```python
def attn_bias_grad_reduce(part, B, N, H, dim_head=64):
    LT = part.shape[1]
    dtbl = _new((H, LT), dtype=F32, device=part.device)
    _lib.call('alm_attn_bias_grad_reduce', part.data_ptr(), dtbl.data_ptr(), B, N, H, LT, float(dim_head) ** -0.5, _st())
    return dtbl


def mqa_attn_fwd(q, k, v, mask, B, N, H, dim_head=64, bias=None, dropout_p=0., seed=0, o=None, seed_dev=None):
    _chk(q, BF16), _chk(k, BF16), _chk(v, BF16)
    if o is None:
        o = _new((B * N, H * dim_head), dtype=BF16, device=q.device)
    assert o.shape == (B * N, H * dim_head) and o.dtype == BF16 and o.stride(1) == 1
    lse = _new((B, H, N), dtype=F32, device=q.device)
    if bias is not None:
        _lib.call('alm_mqa_attn_bias_fwd', q.data_ptr(), q.stride(0), k.data_ptr(), k.stride(0), v.data_ptr(), v.stride(0), _p(mask), o.data_ptr(),
                  o.stride(0), lse.data_ptr(), B, N, H, dim_head, float(dim_head) ** -0.5, *_bias_args(bias, N, H), float(dropout_p), int(seed), _p(seed_dev), _st())
        return o, lse
    _lib.call('alm_mqa_attn_fwd', q.data_ptr(), q.stride(0), k.data_ptr(), k.stride(0), v.data_ptr(), v.stride(0), _p(mask), o.data_ptr(),
              o.stride(0), lse.data_ptr(), B, N, H, dim_head, float(dim_head) ** -0.5, float(dropout_p), int(seed), _p(seed_dev), _st())
    return o, lse


def mqa_attn_bwd(q, k, v, mask, o, lse, dout, B, N, H, dim_head=64, bias=None, dtbl_part=None, dropout_p=0., seed=0, dq_out=None, seed_dev=None):
    _chk(dout, BF16)
    dq = _new_like(q) if dq_out is None else dq_out
    assert dq.shape == q.shape and dq.dtype == BF16 and dq.stride(1) == 1
    hg = _lib.query('alm_mqa_bwd_parts', B, N, H)
    dkv = _new((hg, B * N, 2 * dim_head), dtype=F32, device=q.device)
    delta = _new((2, B, H, N), dtype=F32, device=q.device)
    if bias is not None:
        assert dtbl_part is not None and dtbl_part.shape[1] == bias.tbl.shape[1] and dtbl_part.is_contiguous()
        _lib.call('alm_mqa_attn_bias_bwd', q.data_ptr(), q.stride(0), k.data_ptr(), k.stride(0), v.data_ptr(), v.stride(0), _p(mask),
                  o.data_ptr(), o.stride(0), lse.data_ptr(), dout.data_ptr(), dout.stride(0), dq.data_ptr(), dq.stride(0), dkv.data_ptr(),
                  dkv.data_ptr() + 4 * dim_head, dkv.stride(1), dkv.stride(0), delta.data_ptr(), B, N, H, dim_head, float(dim_head) ** -0.5,
                  *_bias_args(bias, N, H), dtbl_part.data_ptr(), float(dropout_p), int(seed), _p(seed_dev), _st())
        return dq, dkv
    _lib.call('alm_mqa_attn_bwd', q.data_ptr(), q.stride(0), k.data_ptr(), k.stride(0), v.data_ptr(), v.stride(0), _p(mask), o.data_ptr(),
              o.stride(0), lse.data_ptr(), dout.data_ptr(), dout.stride(0), dq.data_ptr(), dq.stride(0), dkv.data_ptr(),
              dkv.data_ptr() + 4 * dim_head, dkv.stride(1), dkv.stride(0), delta.data_ptr(), B, N, H, dim_head, float(dim_head) ** -0.5,
              float(dropout_p), int(seed), _p(seed_dev), _st())
    return dq, dkv


def mqa_decode_attn(q, cache, kv_new, pos, mask, H, dim_head=64, bias=None, pos_dev=None):
    _chk(q, BF16), _chk(cache, BF16), _chk(kv_new, BF16)
    B, Nmax = cache.shape[0], cache.shape[1]
    assert cache.is_contiguous() and cache.shape[2] == 2 * dim_head and kv_new.shape == (B, 2 * dim_head) and kv_new.stride(1) == 1
    out = _new((B, H * dim_head), dtype=BF16, device=q.device)
    qk = qa = 0
    tb = (None, 0)
    vecs = (None, None, None, None)
    if bias is not None:
        tbl = _chk(bias.tbl, F32)
        assert tbl.is_contiguous() and tbl.shape[0] == H and bias.kkey4.shape[0] >= Nmax
        tb = (tbl.data_ptr(), tbl.shape[1])
        if pos_dev is None:
            qk, qa = int(bias.qkey4_host[pos]), int(bias.qattr_host[pos])
        vecs = (bias.kkey4.data_ptr(), bias.kattr.data_ptr(), bias.qkey4.data_ptr(), bias.qattr.data_ptr())
    _lib.call('alm_mqa_decode_attn', q.data_ptr(), q.stride(0), cache.data_ptr(), cache.stride(0), kv_new.data_ptr(), kv_new.stride(0), _p(mask),
              mask.stride(0) if mask is not None else 0, out.data_ptr(), out.stride(0), B, H, dim_head, int(pos), Nmax, float(dim_head) ** -0.5,
              tb[0], tb[1], qk, qa, vecs[0], vecs[1], _p(pos_dev), vecs[2] if pos_dev is not None else None,
              vecs[3] if pos_dev is not None else None, _st())
    return out


def value_residual_mix(v, v0):
# ... 816 lines not shown
```

include/audiolm_hip.h:

```cpp
#pragma once
#ifdef __cplusplus
extern "C" {
#endif

#define ALM_ERR_BAD_ARG 10001
#define ALM_ERR_UNSUPPORTED 10002

int alm_gemm_bf16_nt(const void* A, const void* B, void* C, const float* bias, int M, int N, int K, long long lda, long long ldb,
                     long long ldc, int nb1, int nb2, long long sA1, long long sA2, long long sB1, long long sB2, long long sC1,
                     long long sC2, float alpha, int out_f32, int accumulate, void* stream);
int alm_gemm_bf16_nt_ws(const void* A, const void* B, void* C, const float* bias, int M, int N, int K, long long lda, long long ldb, long long ldc,
                        int nb1, int nb2, long long sA1, long long sA2, long long sB1, long long sB2, long long sC1, long long sC2, float alpha,
                        int out_f32, int accumulate, void* ws, long long ws_bytes, void* stream);
int alm_gemm_bf16_nt_inl(const void* A, const void* B, void* C, const float* bias, int M, int N, int K, long long lda, long long ldb, long long ldc,
                         float alpha, int out_f32, int accumulate, int slices, void* ws, long long ws_bytes, void* stream);
int alm_gemm_nt_plan(int M, int N, int K, int nb, int with_ws, int* plan);
int alm_gemm_nt_ws_bytes(void);
int alm_gemm_bf16_nt_group2(const void* A0, const void* B0, void* C0, int M0, int N0, int K0, long long lda0, long long ldb0, long long ldc0,
                            const void* A1, const void* B1, void* C1, int M1, int N1, int K1, long long lda1, long long ldb1, long long ldc1,
                            int out_f32, void* stream);
int alm_gemm_bf16_nt_tile(const void* A, const void* B, void* C, const float* bias, int M, int N, int K, long long lda, long long ldb,
                          long long ldc, float alpha, int out_f32, int accumulate, int tile, void* stream);
int alm_gemm_splitk_slices(int M, int N, int K, int nb);
int alm_gemm_splitk_ws_floats(int M, int N, int K, int nb);
int alm_gemm_splitk_tile(int M, int N, int K, int nb);
int alm_gemm_nt_tile_choice(int M, int N, int nb);
int alm_gemm_tn_batched_plan(int M, int N, int K, int nb, int* plan);
int alm_gemm_bf16_nt_splitk(const void* A, const void* B, float* C, float* ws, int M, int N, int K, long long lda, long long ldb,
                            long long ldc, int nb, long long sA, long long sB, long long sC, float alpha, int accumulate, void* stream);
int alm_gemm_bf16_tn_splitk(const void* At, const void* Bt, float* C, float* ws, int M, int N, int K, long long lda, long long ldb,
                            long long ldc, int nb, long long sA, long long sB, long long sC, float alpha, int accumulate, void* stream);
int alm_gemm_bf16_tn_batched(const void* At, const void* Bt, float* C, float* ws, int M, int N, int K, long long lda, long long ldb, long long ldc,
                             int nb1, int nb2, long long sA1, long long sA2, long long sB1, long long sB2, long long sC1, long long sC2, float alpha,
                             int accumulate, void* stream);
int alm_transpose_bf16(const void* src, void* dst, int rows, int cols, long long ld_src, long long ld_dst, int rows_pad, void* stream);
int alm_transpose_bf16_batched(const void* src, void* dst, int rows, int cols, long long ld_src, long long ld_dst, int rows_pad, int nb,
                               long long bs_src, long long bs_dst, void* stream);
int alm_pack_weight(const float* src, int rows, int cols, long long ld_src, void* dst, long long ld_dst, int rows_pad, int cols_pad,
                    void* dstT, long long ld_dstT, void* stream);

typedef struct {
    const float* src; int rows, cols; long long ld_src;
    void* dst; long long ld_dst; int rows_pad, cols_pad;
    void* dstT; long long ld_dstT;
} AlmPackJob;
int alm_pack_weights_multi(const AlmPackJob* jobs, int njobs, void* stream);

int alm_ln_partial_blocks(int rows);
int alm_layernorm_fwd(const void* x, int x_is_bf16, long long ldx, const float* gamma, void* y, int y_is_f32, long long ldy, void* xcopy_bf16,
                      long long ldc, float* mean, float* rstd, int rows, int D, void* stream);
int alm_layernorm_bwd(const void* dy, int dy_is_f32, long long lddy, const void* x, int x_is_bf16, long long ldx, const float* mean,
                      const float* rstd, const float* gamma, const void* extra_bf16, long long lde, void* dx, int dx_is_bf16,
                      long long lddx, float* dgamma_part, int rows, int D, void* stream);
int alm_colsum(const void* in, int in_is_bf16, long long ld, int rows, int cols, float* out, float scale, int accumulate, float* ws,
               void* stream);
int alm_colsum_chunks(int rows);
int alm_colsum_partial(const float* in, long long ld, int rows, int cols, float* ws, void* stream);

int alm_geglu_fwd(const float* x, float* y, long long rows, int inner, void* stream);
int alm_geglu_bwd(const float* dy, const float* x, float* dx, long long rows, int inner, void* stream);
int alm_geglu_partial_blocks(int rows);
int alm_geglu_ln_fwd(const void* u_bf16, long long ldu, int gate_offset, const float* gamma, void* out_bf16, long long ldo, float* mean,
                     float* rstd, int rows, int inner, int inner_pad, void* stream);
int alm_geglu_ln_bwd(const void* dhn_bf16, long long lddh, const void* u_bf16, long long ldu, int gate_offset, const float* gamma,
                     const float* mean, const float* rstd, void* du_bf16, float* dgamma_part, int rows, int inner, int inner_pad,
                     void* stream);
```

━━━━━━━━━━━━━━━━━━━━

* _Your goal_: Every line of the listing that includes "define" must be shown.

* _Written response_:
#define ALM_ERR_BAD_ARG 10001
#define ALM_ERR_UNSUPPORTED 10002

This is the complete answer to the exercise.